TASK BRIEF
Pick out each line of the records in which the word "atomic" appears.

EXTRACTED RECORDS
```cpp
int sc_ctx_create(int device, int stream_count, sc_ctx** out) {
    if (!out) return SC_ERR_ARG;
    *out = nullptr;
    setenv("GPU_MAX_HW_QUEUES", "16", 0);
    int ndev = 0;
    if (hipGetDeviceCount(&ndev) != hipSuccess || ndev <= 0 || device < 0 || device >= ndev) return SC_ERR_NO_DEVICE;
    hipDeviceProp_t prop;
    if (hipGetDeviceProperties(&prop, device) != hipSuccess) return SC_ERR_NO_DEVICE;
// ... 168 lines not shown
    if (!h || !n_cls || !n_pool) return SC_ERR_ARG;
    auto job = find_job(h, handle);
    if (!job || job->status != 1) return SC_ERR_ARG;
    *n_cls = (int)job->thr_count.size();
    *n_pool = (long)job->thr_pool.size();
    if (!count || !first_read || !pool || !symbols || cls_cap < *n_cls || pool_cap < *n_pool) return SC_ERR_CAPACITY;
    std::memcpy(count, job->thr_count.data(), sizeof(int) * job->thr_count.size());
    std::memcpy(first_read, job->thr_first.data(), sizeof(int) * job->thr_first.size());
    std::memcpy(pool, job->thr_pool.data(), sizeof(int) * job->thr_pool.size());
    std::memset(symbols, 0, 8);
    std::memcpy(symbols, job->thr_sym.data(), std::min<size_t>(8, job->thr_sym.size()));
    return SC_OK;
}
int sc_sample_level(sc_ctx* h, int S, const double* a0, int n_reads, const double* ll, const unsigned char* has, int n_ent,
                    int e0, const int* ent_rid, const int* ent_cn, const int* ent_sym, const int* mate_off, const int* mate_idx,
                    int n_sweeps, const double* U, int n_u, unsigned* kdraw, unsigned* cnt, long* out) {
    if (!h || !a0 || !ll || !has || !ent_rid || !ent_cn || !ent_sym || !mate_off || !U || !kdraw || !cnt || !out) return SC_ERR_ARG;
    Ctx* ctx = &h->c;
    if (ctx->resident || ctx->workers.size() != 1) return SC_ERR_ARG;
    if (S < 2 || S > MAXS || n_reads < 1 || n_ent < 1 || e0 < 0 || e0 > (1 << 20) || n_sweeps < 1) return SC_ERR_ARG;
    for (int s = 0; s < S; s++) if (!(a0[s] >= 0.0) || !std::isfinite(a0[s])) return SC_ERR_ARG;
    long Q = 0;
    for (int r = 0; r < n_ent; r++) {
        if (ent_rid[r] < 0 || ent_rid[r] >= n_reads || ent_cn[r] < 1 || ent_sym[r] < 0 || ent_sym[r] >= KMAX) return SC_ERR_ARG;
        Q += ent_cn[r];
    }
    if (Q * n_sweeps > MAX_DRAWS || n_u < Q * n_sweeps) return SC_ERR_ARG;
    for (long t = 0; t < Q * n_sweeps; t++) if (!(U[t] >= 0.0 && U[t] <= 1.0)) return SC_ERR_ARG;
    if (mate_off[0] != 0) return SC_ERR_ARG;
    for (int r = 0; r < n_reads; r++) if (mate_off[r + 1] < mate_off[r]) return SC_ERR_ARG;
    const int nm = mate_off[n_reads];
    if (nm > 0 && !mate_idx) return SC_ERR_ARG;
    for (int i = 0; i < nm; i++) if (mate_idx[i] < -1 || mate_idx[i] >= n_reads) return SC_ERR_ARG;
    try {
        Worker w;
        w.init_private(ctx);
        const int E = e0 + n_ent;
        FlatGraph f;
        f.K = KMAX; f.code_N = KMAX;
        f.ent_rid.resize((size_t)E); f.ent_cn.assign((size_t)E, 1); f.ent_lab_off.resize((size_t)E); f.ent_lab_len.assign((size_t)E, 1);
        f.ent_first.assign((size_t)E, 1);
        f.labels.assign((size_t)E + 1, 0);
        std::vector<int> qoff((size_t)E, 0);
        for (int e = 0; e < E; e++) {
            const int r = e - e0;
            f.ent_rid[(size_t)e] = r >= 0 ? ent_rid[r] : n_reads - 1 - e % n_reads;
            f.ent_lab_off[(size_t)e] = e;
            f.labels[(size_t)e] = (uint8_t)(r >= 0 ? ent_sym[r] : 0);
        }
        for (int r = 0, q = 0; r < n_ent; r++) { f.ent_cn[(size_t)(e0 + r)] = ent_cn[r]; qoff[(size_t)(e0 + r)] = q; q += ent_cn[r]; }
        const hipStream_t st = w.st;
        const std::vector<int> mptr(mate_off, mate_off + n_reads + 1), midx(mate_idx, mate_idx + nm);
        JobDev jd = w.job_dev(w.passthrough, f, qoff, mptr, midx, n_reads, std::max<long>(Q, 1), n_ent);
        auto slot = [](int s) { return (s * 37 + 5) % MAXS; };
        std::vector<double> rows((size_t)jd.ll_stride * MAXS, 0.0);
        for (int s = 0; s < S; s++) std::memcpy(&rows[(size_t)slot(s) * jd.ll_stride], ll + (size_t)s * n_reads, sizeof(double) * n_reads);
        jd.ll = upload(w.passthrough, w.b_ll, rows, st);
        std::vector<uint8_t> hv(has, has + n_reads);
        hv.resize((size_t)n_reads + 8, 0);
        jd.has = upload(w.passthrough, w.b_has, hv, st);
        std::vector<double> u(U, U + Q * n_sweeps);
        u.resize((size_t)(Q * n_sweeps + 2048), 0.5);
        std::vector<float> uf(u.begin(), u.end());
        DevBuf b_u, b_uf;
        jd.U = upload(w.passthrough, b_u, u, st);
        jd.Uf = upload(w.passthrough, b_uf, uf, st);
        const JobDev* jd_dev = (const JobDev*)w.b_jobdev.ensure(sizeof(JobDev));
        HIPCHK(hipMemcpyAsync((void*)jd_dev, &jd, sizeof jd, hipMemcpyHostToDevice, st));

        LevelParams& P = *w.Ph;
        for (int s = 0; s < S; s++) P.sp[s] = StrainParam{slot(s), E, 1, 0, a0[s], 0.0};
        LevelHdr H{};
        H.mode = MODE_SAMPLE; H.S = S; H.e0 = e0; H.e1 = E; H.Q = (int)Q; H.n_sweeps = n_sweeps;
        H.n_copy = 0; H.do_update = 0; H.seq = 1;
        std::memset(w.Rh, 0, sizeof(LevelResult));
        LevelBatch batch;
// ... 45 lines not shown
```

rambl_amd/csrc/sc_ctx.hpp:

```cpp
#pragma once
#include <atomic>
#include <condition_variable>
#include <deque>
#include <map>
#include <memory>
#include <mutex>
#include <thread>

#include "../../include/straincall_hip.h"
#include "sc_device.hpp"
#include "sc_fiber.hpp"
#include "sc_graph.hpp"
#include "sc_host.hpp"
#include "sc_plan.hpp"

namespace sc {

void launch_edge_support(hipStream_t st, const int* out_ptr, const int* out_node, const int* pool_ptr, const int* pool_rid,
                         const int* pool_cn, const uint8_t* node_is_end, const int* edge_src, int n_edges, int sorted,
                         int* support);
bool level_wants_grid(const JobDev& job, const LevelHdr& h);
int launch_level_grid(hipStream_t st, const JobDev& job, const LevelHdr& h, const LevelParams* Pd, LevelResult* R);
int level_kind(const LevelHdr& h);
int level_lds_kb(const LevelHdr& h, int K);
// ... 144 lines not shown
    Fiber* fib = nullptr;
    int slot = 0;
    hipStream_t st = nullptr;
    bool own_stream = false;
    hipEvent_t sync_ev = nullptr;
    std::atomic<int> level_state{0};
    std::string level_err;
    double t_seen = 0, wake_acc[2] = {0, 0};
    std::atomic<int> mslot{-1};
    std::atomic<double> t_posted{0};
    double t_batch_launched = 0;
    int batch_n = 0;
    hipEvent_t ev0 = nullptr, ev1 = nullptr;
    std::vector<hipEvent_t> ev_pool;
    size_t ev_used = 0;
    LevelParams* Ph = nullptr;
    LevelParams* Pm = nullptr;
    LevelParams* Pd = nullptr;
    LevelResult* Rh = nullptr;
    LevelResult* Rd = nullptr;
    bool own_blocks = false;
    unsigned seq = 0;
    DevBuf b_ent_rid, b_ent_cn, b_ent_lab_off, b_ent_lab_len, b_ent_first, b_ent_qoff, b_labels, b_mate_ptr, b_mate_idx,
        b_ll, b_has, b_isnew, b_tabA, b_tabLf, b_qcode, b_qent, b_quid, b_out_ptr, b_out_node, b_pool_ptr, b_pool_rid,
        b_pool_cn, b_isend, b_esrc, b_support, b_jobdev;
    DevBuf m_seqs, m_off, m_cols0, m_cols1, m_counts, m_moves, m_trace, m_out, m_edge;
    PinnedArena* stage = nullptr;
    PinnedArena passthrough;
    DevBuf t_ref, t_pos, t_seqoff, t_seq, t_cigoff, t_cigop, t_ciglen, t_lut, t_tabs, t_pool, t_pool2;
    FlatGraph flat;
    std::vector<int> ent_qoff_buf;
    bool setup_held = false;
    std::vector<ld> cnt_scratch;

    ~Worker();
    void init();
    void init_private(Ctx* c);
    void run();
    void process(Job& job);
    void complete_level(const LevelItem& it, bool timed);
    void wait_level();
    void finish_level(int state, const char* err = nullptr);
    void sync_stream();
    int msa_device(const std::vector<std::string>& seqs, std::vector<std::string>& rows);
    void thread_device(const std::string& G, const std::vector<AlignedRead>& R, const std::vector<std::vector<CigarOp>>& cig,
                       ThreadTables& T);
    JobDev job_dev(PinnedArena& ar, const FlatGraph& f, const std::vector<int>& ent_qoff, const std::vector<int>& mate_off,
                   const std::vector<int>& mate_idx, int n_reads, long qcap, int max_entries);
    LevelItem level_item(const JobDev* job, const LevelHdr& H, int K) const {
        return LevelItem{job, H, level_kind(H) | (level_lds_kb(H, K) << 8), Pm, Rd};
    }
    void cluster(Job& job, const PoGraph& g, FlatGraph& f);
};
struct MailHold {
    Worker* w;
    void drop() { const int m = w->mslot.load(std::memory_order_relaxed); if (m >= 0) { w->mslot.store(-1, std::memory_order_release); w->grid->release_mailbox(m); } }
    ~MailHold() { drop(); }
};

void walk_levels(Worker& w, Job& job, const FlatGraph& f, const JobDev& jd, const JobDev* jd_dev, const std::vector<int>& level_hi,
                 int final_e0, long total_copies, MailHold& mail);
bool gpu_local_cpus(int device, cpu_set_t* out);

}
```

rambl_amd/csrc/sc_device.hpp:

```cpp
#pragma once
#include <cstdint>

namespace sc {

constexpr int MAXS = 128;
constexpr int KMAX = 16;
constexpr int KK = KMAX * KMAX;
constexpr int MAX_DRAWS = 40000;

enum LevelMode { MODE_HARD = 0, MODE_SAMPLE = 1 };

struct JobDev {
    const int* ent_rid;
    const int* ent_cn;
    const int* ent_lab_off;
    const int* ent_lab_len;
    const uint8_t* ent_first;
    const int* ent_qoff;
    const uint8_t* labels;
    const int* mate_ptr;
    const int* mate_idx;
    int n_reads;
    int K;
    int code_N;
    double* ll;
    long ll_stride;
    uint8_t* has;
    const double* U;
    const float* Uf;
    uint8_t* isnew;
    double* tabA;
    float* tabLf;
    uint8_t* qcode;
    int* qent;
    int* quid;
    long qcap;
};

struct LevelHdr {
    int mode;
    int S;
    int e0, e1;
    int has_dups;
    int any_multi;
    int Q;
    int n_sweeps;
    int n_copy;
    int do_update;
    int done;
    int copy_n;
    unsigned seq;
};
struct StrainParam {
    int slot;
    int lab_off, lab_len;
    int pad;
    double a0;
    double logpri;
};
// ... 93 lines not shown
```

rambl_amd/csrc/sc_kernels.hip:

```cpp
#include <hip/hip_runtime.h>
#include <math.h>
#include <stdint.h>
#include <stdlib.h>

#include "sc_device.hpp"

namespace sc {

#define SC_GLOBAL __attribute__((address_space(1)))
#define SC_LDS __attribute__((address_space(3)))

constexpr int LDS_TOTAL = 160 * 1024 - 256;
constexpr int LDS_SMALL = 18 * 1024;
constexpr int LDS_BIG = LDS_TOTAL - LDS_SMALL;
static_assert(LDS_SMALL >= (int)(sizeof(double) * 2 * MAXS + sizeof(StrainParam) * MAXS + sizeof(unsigned) * MAXS * KMAX + sizeof(int) * 6 * MAXS + 64), "LDS_SMALL");
static_assert(LDS_BIG >= (int)(sizeof(double) * MAXS * 64), "LDS_BIG");

template <int CTRL, int ROW_MASK, int BANK_MASK, bool BOUND>
__device__ __forceinline__ double dpp_f64(double v) {
    int lo = __double2loint(v), hi = __double2hiint(v);
    lo = __builtin_amdgcn_update_dpp(0, lo, CTRL, ROW_MASK, BANK_MASK, BOUND);
    hi = __builtin_amdgcn_update_dpp(0, hi, CTRL, ROW_MASK, BANK_MASK, BOUND);
    return __hiloint2double(hi, lo);
}
// ... 160 lines not shown
}
__device__ __forceinline__ f2v pk_sub(f2v a, f2v b) {
    f2v d;
    asm("v_pk_add_f32 %0, %1, %2 neg_lo:[0,1] neg_hi:[0,1]" : "=v"(d) : "v"(a), "v"(b));
    return d;
}
__device__ __forceinline__ unsigned min3_u32(unsigned m, unsigned x, unsigned y) {
    unsigned d;
    asm("v_min3_u32 %0, %1, %2, %3" : "=v"(d) : "v"(m), "v"(x), "v"(y));
    return d;
}
template <int QP> __device__ __forceinline__ float quad_f32(float v) {
    return __int_as_float(__builtin_amdgcn_update_dpp(0, __float_as_int(v), QP, 0xF, 0xF, true));
}
template <int QP> __device__ __forceinline__ int quad_i32(int v) {
    return __builtin_amdgcn_update_dpp(0, v, QP, 0xF, 0xF, true);
}
__device__ __forceinline__ void lds_barrier() { asm volatile("s_waitcnt lgkmcnt(0)\n\ts_barrier" ::: "memory"); }
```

WRITTEN REPLY
#include <atomic>
    std::atomic<int> level_state{0};
    std::atomic<int> mslot{-1};
    std::atomic<double> t_posted{0};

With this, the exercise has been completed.